◆ Work to complete
Each line holding the word "METHOD" must appear in the answer, copied from the entries.

Dataset entries
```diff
@@ -227,7 +234,17 @@
             if (rp) pick_spread_row_priors(h, nt, kc, kb);
             const auto k_finish = rp ? bp_spread_finish_kernel<false, true> : bp_spread_finish_kernel<false>;
             const unsigned per_wg = 4u * (unsigned)sa.nodes;
-            const dim3 gc((unsigned)(h->m ? (h->m + per_wg - 1) / per_wg : 1), grid_tiles), gb((unsigned)(h->n ? (h->n + per_wg - 1) / per_wg : 1), grid_tiles);
+            const dim3 gcl((unsigned)(h->m ? (h->m + per_wg - 1) / per_wg : 1), grid_tiles), gbl((unsigned)(h->n ? (h->n + per_wg - 1) / per_wg : 1), grid_tiles);
+            dim3 gc = gcl, gb = gbl;
+            if (h->sw("SPREAD_GENERIC") == 0 && h->m > 0 && h->n > 0 && LDPC_SPREAD_UNIT % per_wg == 0) {
+                pick_spread_exact(h, nt, rp, kc, kb);
+                sa.row_order = (const int32_t *)h->spread_row_order.p;
+                sa.col_order = (const int32_t *)h->spread_col_order.p;
+                std::copy(h->spread_row_bounds.begin(), h->spread_row_bounds.end(), sa.row_bounds);
+                std::copy(h->spread_col_bounds.begin(), h->spread_col_bounds.end(), sa.col_bounds);
+                gc.x = (unsigned)sa.row_bounds[LDPC_ROW_CLASSES] * (LDPC_SPREAD_UNIT / per_wg);
+                gb.x = (unsigned)sa.col_bounds[LDPC_COL_CLASSES] * (LDPC_SPREAD_UNIT / per_wg);
+            }
             const dim3 gs((unsigned)(h->m ? (h->m + 255) / 256 : 1), grid_tiles), gf((unsigned)(h->n ? (h->n + 63) / 64 : 1), grid_tiles);
             const int rounds = h->max_iter - (first_round ? first_round : a.it_start);
             const volatile unsigned *flag = h->h_flag;
@@ -251,9 +268,9 @@
                     SpreadArgs sb = sa;
                     sb.slot0 = 32;
                     hipLaunchKernelGGL(kc, dim3(gc.x, 32), dim3(256), 0, st, sa);
-                    hipLaunchKernelGGL(kcl, dim3(gc.x, 8), dim3(256), 0, st, sb);
+                    hipLaunchKernelGGL(kcl, dim3(gcl.x, 8), dim3(256), 0, st, sb);
                     hipLaunchKernelGGL(kb, dim3(gb.x, 32), dim3(256), 0, st, sa);
-                    hipLaunchKernelGGL(kbl, dim3(gb.x, 8), dim3(256), 0, st, sb);
+                    hipLaunchKernelGGL(kbl, dim3(gbl.x, 8), dim3(256), 0, st, sb);
                     hipLaunchKernelGGL(bp_spread_synd_kernel<false>, dim3(gs.x, 32), dim3(256), 0, st, sa);
                     hipLaunchKernelGGL(bp_spread_synd_kernel<true>, dim3(gs.x, 8), dim3(256), 0, st, sb);
                     hipLaunchKernelGGL(bp_spread_finish_kernel<false>, dim3(gf.x, 32), dim3(256), 0, st, sa);
diff --git a/ldpc_amd/csrc/tu_stream.hip b/ldpc_amd/csrc/tu_stream.hip
--- a/ldpc_amd/csrc/tu_stream.hip
+++ b/ldpc_amd/csrc/tu_stream.hip
@@ -16,6 +16,17 @@
     } else {
         kc = max_row <= 8 ? bp_spread_check_kernel<METHOD, MATH, 8, 0, LOOP> : bp_spread_check_kernel<METHOD, MATH, 16, 0, LOOP>;
         kb = max_col <= 4 ? bp_spread_bit_kernel<METHOD, MATH, 4, 0, LOOP, RP> : bp_spread_bit_kernel<METHOD, MATH, 8, 0, LOOP, RP>;
+    }
+}
+
+template <int METHOD, int MATH, bool RP = false>
+static void pick_spread_exact_m(int max_row, int max_col, bool nt, spread_kernel_t &kc, spread_kernel_t &kb) {
+    if (nt) {
+        kc = max_row <= 8 ? bp_spread_check_exact_kernel<METHOD, MATH, 8, 1> : bp_spread_check_exact_kernel<METHOD, MATH, 16, 1>;
+        kb = max_col <= 4 ? bp_spread_bit_exact_kernel<METHOD, MATH, 4, 1, RP> : bp_spread_bit_exact_kernel<METHOD, MATH, 8, 1, RP>;
+    } else {
+        kc = max_row <= 8 ? bp_spread_check_exact_kernel<METHOD, MATH, 8, 0> : bp_spread_check_exact_kernel<METHOD, MATH, 16, 0>;
+        kb = max_col <= 4 ? bp_spread_bit_exact_kernel<METHOD, MATH, 4, 0, RP> : bp_spread_bit_exact_kernel<METHOD, MATH, 8, 0, RP>;
     }
 }
 
```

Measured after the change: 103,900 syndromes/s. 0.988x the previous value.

◆ Solution for this problem
         kc = max_row <= 8 ? bp_spread_check_kernel<METHOD, MATH, 8, 0, LOOP> : bp_spread_check_kernel<METHOD, MATH, 16, 0, LOOP>;
         kb = max_col <= 4 ? bp_spread_bit_kernel<METHOD, MATH, 4, 0, LOOP, RP> : bp_spread_bit_kernel<METHOD, MATH, 8, 0, LOOP, RP>;
+template <int METHOD, int MATH, bool RP = false>
+        kc = max_row <= 8 ? bp_spread_check_exact_kernel<METHOD, MATH, 8, 1> : bp_spread_check_exact_kernel<METHOD, MATH, 16, 1>;
+        kb = max_col <= 4 ? bp_spread_bit_exact_kernel<METHOD, MATH, 4, 1, RP> : bp_spread_bit_exact_kernel<METHOD, MATH, 8, 1, RP>;
+        kc = max_row <= 8 ? bp_spread_check_exact_kernel<METHOD, MATH, 8, 0> : bp_spread_check_exact_kernel<METHOD, MATH, 16, 0>;
+        kb = max_col <= 4 ? bp_spread_bit_exact_kernel<METHOD, MATH, 4, 0, RP> : bp_spread_bit_exact_kernel<METHOD, MATH, 8, 0, RP>;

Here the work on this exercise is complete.